**ACTION ITEM**
Give the number of lines in the listing that contain "include", with no other words.

━━━━━━━━━━

diff --git a/eggshell_amd/csrc/kernels.h b/eggshell_amd/csrc/kernels.h
--- a/eggshell_amd/csrc/kernels.h
+++ b/eggshell_amd/csrc/kernels.h
@@ -114,7 +114,8 @@
   double *v6;
   int32_t *host_stall;
 };
-void launch_step_solve_face(const SolveArgs<double> &a, int n_tiles, int tiles_per_cu, const FaceWork &w, hipStream_t s);
+void launch_step_solve_face(const SolveArgs<double> &a, int n_tiles, int tiles_per_cu, bool lean, const FaceWork &w,
+                            hipStream_t s);
 template <typename REAL>
 void launch_step_quad(const SolveArgs<REAL> &a, int method, int n_tiles, int tile_size, hipStream_t s);
 template <typename REAL>
diff --git a/eggshell_amd/csrc/plan_debug.cpp b/eggshell_amd/csrc/plan_debug.cpp
--- a/eggshell_amd/csrc/plan_debug.cpp
+++ b/eggshell_amd/csrc/plan_debug.cpp
@@ -208,4 +208,16 @@
   }
 }
 
-}
+egs_status egs_debug_face_form(int32_t n_tiles, int32_t cus, int32_t depth, int32_t period, int32_t sweeps,
+                               int32_t max_slots, int32_t *lean, double *us, int32_t *split, int64_t *lds_bytes) {
+  if (n_tiles < 0 || cus <= 0 || sweeps < 0) return EGS_ERR_INVALID;
+  const FaceForm f = face_form_policy(n_tiles, cus, depth, period, sweeps);
+  if (lean) *lean = f.lean ? 1 : 0;
+  if (us) { us[0] = f.us[0]; us[1] = f.us[1]; }
+  if (split)
+    for (int k = 0; k < 2; ++k) { split[2 * k] = f.split[k].tiles; split[2 * k + 1] = f.split[k].s1; }
+  if (lds_bytes) *lds_bytes = max_slots > 0 ? (int64_t)face_lds_bytes(max_slots, true, kFaceLeanTilesPerCu) : 0;
+  return EGS_OK;
+}
+
+}
diff --git a/eggshell_amd/csrc/policy.h b/eggshell_amd/csrc/policy.h
--- a/eggshell_amd/csrc/policy.h
+++ b/eggshell_amd/csrc/policy.h
@@ -27,6 +27,19 @@
 }
 
 constexpr int kFaceTilesPerCu = 4;
+
+constexpr int kFaceLeanTilesPerCu = 6;
+constexpr int kFaceTileThreads = 128;
+constexpr int kFaceStaged = 27, kFaceLeanStaged = 26, kFaceLeanParked = 18;
+constexpr size_t kCuLdsBytes = 160 * 1024, kFaceLeanLdsMax = 26 * 1024;
+inline size_t face_lds_bytes(int max_slots, bool lean, int tiles_per_cu) {
+  const size_t acc = (size_t)max_slots * 6, th = kFaceTileThreads;
+  size_t lds = (lean ? std::max(acc + kFaceLeanParked * th, kFaceLeanStaged * th) : std::max(acc, kFaceStaged * th)) * sizeof(double);
+  if (lean && lds > kFaceLeanLdsMax) return 0;
+  if (tiles_per_cu == 3) lds = std::max(lds, kCuLdsBytes / 4 + 1024);
+  else if (lean && tiles_per_cu == 4) lds = std::max(lds, kCuLdsBytes / 5 + 1024);
+  return lds;
+}
 
 constexpr int kFaceSplitPrologueSteps = 260;
 struct FaceSplit {
@@ -88,6 +101,36 @@
 
 inline bool face_persist_pays(long n_tiles, long slots) { return slots > 0 && n_tiles > slots; }
 
+constexpr double kFaceBlockUs = 0.93, kFacePieceUs = 28.0;
+constexpr double kFaceLeanBlockUs = 1.53, kFaceLeanPieceUs = 47.0;
+struct FaceForm {
+  bool lean = false;
+  double us[2] = {0.0, 0.0};
+  FaceSplit split[2];
+};
+inline double face_launch_us(long n_tiles, long slots, int depth, int P, int S, double block_us, double piece_us, FaceSplit &f) {
+  f = face_split_policy(n_tiles, slots, depth, P, S);
+  if (n_tiles <= 0 || slots <= 0) return 0.0;
+  const double tile = (double)depth + (double)P * S;
+  const long full = n_tiles / slots, rest = n_tiles % slots;
+  double steps = full * tile, pieces = (double)full;
+  if (f.tiles > 0) {
+    steps += (double)depth + (double)P * std::max(f.s1, S - f.s1) + kFaceSplitPrologueSteps;
+    pieces += 1;
+  } else if (rest > 0) {
+    steps += tile;
+    pieces += 1;
+  }
+  return pieces * piece_us + steps / 4 * block_us;
+}
+inline FaceForm face_form_policy(long n_tiles, int cus, int depth, int P, int S) {
+  FaceForm r;
+  r.us[0] = face_launch_us(n_tiles, (long)cus * kFaceTilesPerCu, depth, P, S, kFaceBlockUs, kFacePieceUs, r.split[0]);
+  r.us[1] = face_launch_us(n_tiles, (long)cus * kFaceLeanTilesPerCu, depth, P, S, kFaceLeanBlockUs, kFaceLeanPieceUs, r.split[1]);
+  r.lean = n_tiles > (long)cus * kFaceTilesPerCu && r.us[1] < r.us[0];
+  return r;
+}
+
 inline bool iso_schedule_pays(long m, int cu, int precision) {
   const long t = (m + 255) / 256;
   if (precision == EGS_F32) return t > 3L * cu;
diff --git a/eggshell_amd/csrc/problem.h b/eggshell_amd/csrc/problem.h
--- a/eggshell_amd/csrc/problem.h
+++ b/eggshell_amd/csrc/problem.h
@@ -48,7 +48,7 @@
   uint32_t last_sched = 0;
   static constexpr uint32_t kSchedRefinements = EGS_SCHED_CHAIN;
   static constexpr uint32_t kSchedFullOnly = EGS_SCHED_SHARE;
-  static constexpr uint32_t kSchedFormsOnly = EGS_SCHED_FACE | EGS_SCHED_FACE_SPLIT;
+  static constexpr uint32_t kSchedFormsOnly = EGS_SCHED_FACE | EGS_SCHED_FACE_SPLIT | EGS_SCHED_FACE_LEAN;
   bool lin_neg = false;
   bool joint_pairs = false;
   bool contacts_only = false;
diff --git a/eggshell_amd/csrc/solve.cpp b/eggshell_amd/csrc/solve.cpp
--- a/eggshell_amd/csrc/solve.cpp
+++ b/eggshell_amd/csrc/solve.cpp
@@ -22,6 +22,7 @@
   bool chain = false;
   bool share = false;
   bool face = false;
+  bool face_lean = false;
   int face_tiles = kFaceTilesPerCu;
   FaceSplit split;
   long face_slots = 0;
@@ -35,7 +36,8 @@
            (assemble ? EGS_SCHED_FUSED_ASSEMBLY : 0) | (defer ? EGS_SCHED_DEFERRED_SYSTEM : 0) |
            (started ? EGS_SCHED_START : 0) | (friction ? EGS_SCHED_FRICTION : 0) | (pair ? EGS_SCHED_PAIR : 0) |
            (chain ? EGS_SCHED_CHAIN : 0) | (share ? EGS_SCHED_SHARE : 0) |
-           (face ? EGS_SCHED_FACE : 0) | (split.tiles > 0 ? EGS_SCHED_FACE_SPLIT : 0);
+           (face ? EGS_SCHED_FACE : 0) | (split.tiles > 0 ? EGS_SCHED_FACE_SPLIT : 0) |
+           (face_lean ? EGS_SCHED_FACE_LEAN : 0);
   }
 };
 
@@ -77,9 +79,16 @@
   const char *ae = std::getenv("EGS_STEP_FACE"), *te = std::getenv("EGS_STEP_FACE_TILES");
   s.face = s.share && pl.faced && p->face_normals && method == EGS_GAUSS_SEIDEL && s.defer && !p->restitution &&
            !(ae && std::atoi(ae) == 0);
-  if (te && (std::atoi(te) == 3 || std::atoi(te) == 4)) s.face_tiles = std::atoi(te);
+  const char *ne = std::getenv("EGS_STEP_FACE_LEAN"), *ke = std::getenv("EGS_STEP_FACE_SLOTS");
+  const int tiles_env = te ? std::atoi(te) : 0, lean_env = ne ? std::atoi(ne) : -1;
+  if (s.face && lean_env != 0 && face_lds_bytes(pl.max_slots, true, kFaceLeanTilesPerCu) != 0) {
+    if (lean_env == 1 || tiles_env == kFaceLeanTilesPerCu) s.face_lean = true;
+    else if (lean_env < 0 && !te && !ke)
+      s.face_lean = face_form_policy(pl.n_tiles, p->ctx->cu_count, pl.max_depth, pl.max_period, sweeps).lean;
+  }
+  if (s.face_lean) s.face_tiles = kFaceLeanTilesPerCu;
+  if (tiles_env == 3 || tiles_env == 4) s.face_tiles = tiles_env;
   const char *xe = std::getenv("EGS_STEP_FACE_SPLIT"), *xf = std::getenv("EGS_STEP_FACE_SPLIT_FORCE");
-  const char *ke = std::getenv("EGS_STEP_FACE_SLOTS");
   s.face_slots = ke && std::atol(ke) > 0 ? std::atol(ke) : (long)p->ctx->cu_count * s.face_tiles;
   if (s.face && !(xe && std::atoi(xe) == 0)) {
     long h = 0, s1 = 0;
@@ -179,7 +188,7 @@
         w.v6 = p->v6.p;
         p->step_velocity = egs_problem::kVelocityWritten;
       }
-      launch_step_solve_face(a, n_tiles, sc.face_tiles, w, st);
+      launch_step_solve_face(a, n_tiles, sc.face_tiles, sc.face_lean, w, st);
     } else if (sc.pair) launch_step_solve_pair(a, method, n_tiles, !sc.defer, sc.chain, sc.share, st);
     else launch_step_solve_assemble(a, method, n_tiles, !sc.defer, st);
     p->sys_deferred = sc.defer;
diff --git a/eggshell_amd/csrc/step_face.hip b/eggshell_amd/csrc/step_face.hip
--- a/eggshell_amd/csrc/step_face.hip
+++ b/eggshell_amd/csrc/step_face.hip
@@ -1,4 +1,5 @@
 #include <algorithm>
+#include <stdexcept>
 
 #include "kernels.h"
 #include "policy.h"
@@ -14,6 +15,7 @@
 #endif
 constexpr int kFaceLin = 9, kFaceAng = EGS_FACE_ANG_PRODUCTS;
 constexpr int kFaceThreads = 128, kFaceLanes = 256;
+constexpr int kFaceLeanLin = 9, kFaceLeanLinPieces = 6;
 
 struct FaceBodies {
   double pos0[3], pos1[3];
@@ -70,9 +72,8 @@
   }
   asm volatile("" : "+v"(c.D[3]), "+v"(c.D[6]), "+v"(c.D[7]));
 }
-template <bool LIN>
-__device__ __forceinline__ void face_sides(const Cons<double> &c, int side, PairLin<kFaceLin> &L, PairAng<kFaceAng> &GE,
-                                           PairAng<kFaceAng> &GO) {
+template <bool LIN, int NL, int NA>
+__device__ __forceinline__ void face_sides(const Cons<double> &c, int side, PairLin<NL> &L, PairAng<NA> &GE, PairAng<NA> &GO) {
 #pragma unroll
   for (int r = 0; r < 3; ++r) {
 #pragma unroll
@@ -93,9 +94,34 @@
   }
 }
 
-template <bool PIECES>
+constexpr int kFaceOff[3] = {3, 6, 7};
+template <bool LEAN, int K>
+__device__ __forceinline__ void face_park(double *park, const Cons<double> &c) {
+  if constexpr (LEAN) {
+#pragma unroll
+    for (int r = 0; r < 3; ++r) {
+      park[(9 * K + r) * kFaceThreads] = c.rhs[r];
+      park[(9 * K + 3 + r) * kFaceThreads] = c.D[kFaceOff[r]];
+      park[(9 * K + 6 + r) * kFaceThreads] = c.inv[r];
+    }
+  }
+}
+template <bool LEAN, int K>
+__device__ __forceinline__ void face_unpark(const double *park, Cons<double> &c) {
+  if constexpr (LEAN) {
+#pragma unroll
+    for (int r = 0; r < 3; ++r) {
+      c.rhs[r] = park[(9 * K + r) * kFaceThreads];
+      c.D[kFaceOff[r]] = park[(9 * K + 3 + r) * kFaceThreads];
+      c.inv[r] = park[(9 * K + 6 + r) * kFaceThreads];
+    }
+  }
+}
+
+template <bool PIECES, bool LEAN>
 __device__ __forceinline__ bool face_step(const SolveArgs<double> &A, const FaceWork &W, unsigned char *smem, const int tid) {
   constexpr int METHOD = 1;
+  constexpr int NL = LEAN ? (PIECES ? kFaceLeanLinPieces : kFaceLeanLin) : kFaceLin, NA = LEAN ? 0 : kFaceAng;
   int tile = blockIdx.x, n_sweeps = A.sweeps, resume = 0, kind = kFaceWhole;
   if constexpr (PIECES) {
     unsigned *s_word = reinterpret_cast<unsigned *>(smem);
@@ -144,17 +170,19 @@
   B.has1 = slot1 != 0;
   face_bodies(A, body0, body1, B);
 
-  PairLin<kFaceLin> L;
-  PairAng<kFaceAng> GA, GB, GC, GD;
+  PairLin<NL> L;
+  PairAng<NA> GA, GB, GC, GD;
   Cons<double> c0 = {}, c1 = {};
   double x0[3], x1[3];
   face_assemble(A, d0, B, own0 >= 0, c0, x0);
   face_sides<true>(c0, side, L, GA, GB);
+  constexpr int SL = LEAN ? 8 : 9;
+  static_assert(SL + 18 == (LEAN ? kFaceLeanStaged : kFaceStaged), "policy.h sizes the staging");
 #pragma unroll
   for (int e = 0; e < 9; ++e) {
-    s_acc[e * kFaceThreads + tid] = L.J[e];
-    s_acc[(9 + e) * kFaceThreads + tid] = GA.J[e];
-    s_acc[(18 + e) * kFaceThreads + tid] = GB.J[e];
+    if (e < SL) s_acc[e * kFaceThreads + tid] = L.J[e];
+    s_acc[(SL + e) * kFaceThreads + tid] = GA.J[e];
+    s_acc[(SL + 9 + e) * kFaceThreads + tid] = GB.J[e];
   }
   asm volatile("" ::: "memory");
   __builtin_amdgcn_sched_barrier(0);
@@ -163,12 +191,19 @@
   asm volatile("" ::: "memory");
 #pragma unroll
   for (int e = 0; e < 9; ++e) {
-    L.J[e] = s_acc[e * kFaceThreads + tid];
-    GA.J[e] = s_acc[(9 + e) * kFaceThreads + tid];
-    GB.J[e] = s_acc[(18 + e) * kFaceThreads + tid];
+    if (e < SL) L.J[e] = s_acc[e * kFaceThreads + tid];
+    GA.J[e] = s_acc[(SL + e) * kFaceThreads + tid];
+    GB.J[e] = s_acc[(SL + 9 + e) * kFaceThreads + tid];
   }
   face_sides<false>(c1, side, L, GC, GD);
   __syncthreads();
+  static_assert(kFaceLeanParked == 18, "policy.h sizes the parked values");
+  double *s_park = nullptr;
+  if constexpr (LEAN) {
+    s_park = s_acc + (size_t)A.max_slots * 6 + tid;
+    face_park<LEAN, 0>(s_park, c0);
+    face_park<LEAN, 1>(s_park, c1);
+  }
   if (PIECES && resume) {
     unsigned *s_word = reinterpret_cast<unsigned *>(smem);
     if (tid == 0) {
@@ -212,7 +247,7 @@
   GB.form(L.wa);
   GC.form(L.wa);
   GD.form(L.wa);
-  PairShared<kFaceLin, kFaceAng> SA{L, GA}, SB{L, GB}, SC{L, GC}, SD{L, GD};
+  PairShared<NL, NA> SA{L, GA}, SB{L, GB}, SC{L, GC}, SD{L, GD};
   const int t_end = __builtin_amdgcn_readfirstlane(timetable_end<METHOD>(depth, P, n_sweeps, resume));
   __syncthreads();
 
@@ -230,8 +265,10 @@
   for (;;) {
     for (; t < stop; t += 4) {
       if (due == t) {
+        face_unpark<LEAN, 0>(s_park, c0);
         pair_pass<METHOD, kQuadEven, true, true, false>(SA, ac, a, has, even, c0, x0, sweep, A.cfm);
         if (nm > 1) pair_pass<METHOD, kQuadOdd, true, false, false>(SB, ac, a, has, odd, c0, x0, sweep, A.cfm);
+        face_unpark<LEAN, 1>(s_park, c1);
         if (nm > 2) pair_pass<METHOD, kQuadEven, true, false, false>(SC, ac, a, has, even, c1, x1, sweep, A.cfm);
         if (nm > 3) pair_pass<METHOD, kQuadOdd, true, false, false>(SD, ac, a, has, odd, c1, x1, sweep, A.cfm);
         if (has) store6(ac, a);
@@ -247,8 +284,10 @@
       int tp = t % Ps;
       for (; t < t_e; t += 4) {
         if (phF == tp) {
+          face_unpark<LEAN, 0>(s_park, c0);
           pair_pass<METHOD, kQuadEven, false, true, false>(SA, ac, a, has, even, c0, x0, 1, A.cfm);
           if (nm > 1) pair_pass<METHOD, kQuadOdd, false, false, false>(SB, ac, a, has, odd, c0, x0, 1, A.cfm);
+          face_unpark<LEAN, 1>(s_park, c1);
           if (nm > 2) pair_pass<METHOD, kQuadEven, false, false, false>(SC, ac, a, has, even, c1, x1, 1, A.cfm);
           if (nm > 3) pair_pass<METHOD, kQuadOdd, false, false, false>(SD, ac, a, has, odd, c1, x1, 1, A.cfm);
           if (has) store6(ac, a);
@@ -266,6 +305,8 @@
   }
 
   const int cidx0 = A.lanes[lane0 + 32 * side].cidx, cidx1 = A.lanes[lane0 + 64 + 32 * side].cidx;
+  face_unpark<LEAN, 0>(s_park, c0);
+  face_unpark<LEAN, 1>(s_park, c1);
   if (nm > 0) pair_epilogue(A, SA, ac, even, cidx0, c0, x0);
   if (nm > 1) pair_epilogue(A, SB, ac, odd, cidx0, c0, x0);
   if (nm > 2) pair_epilogue(A, SC, ac, even, cidx1, c1, x1);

━━━━━━━━━━

**EXERCISE OUTPUT**
4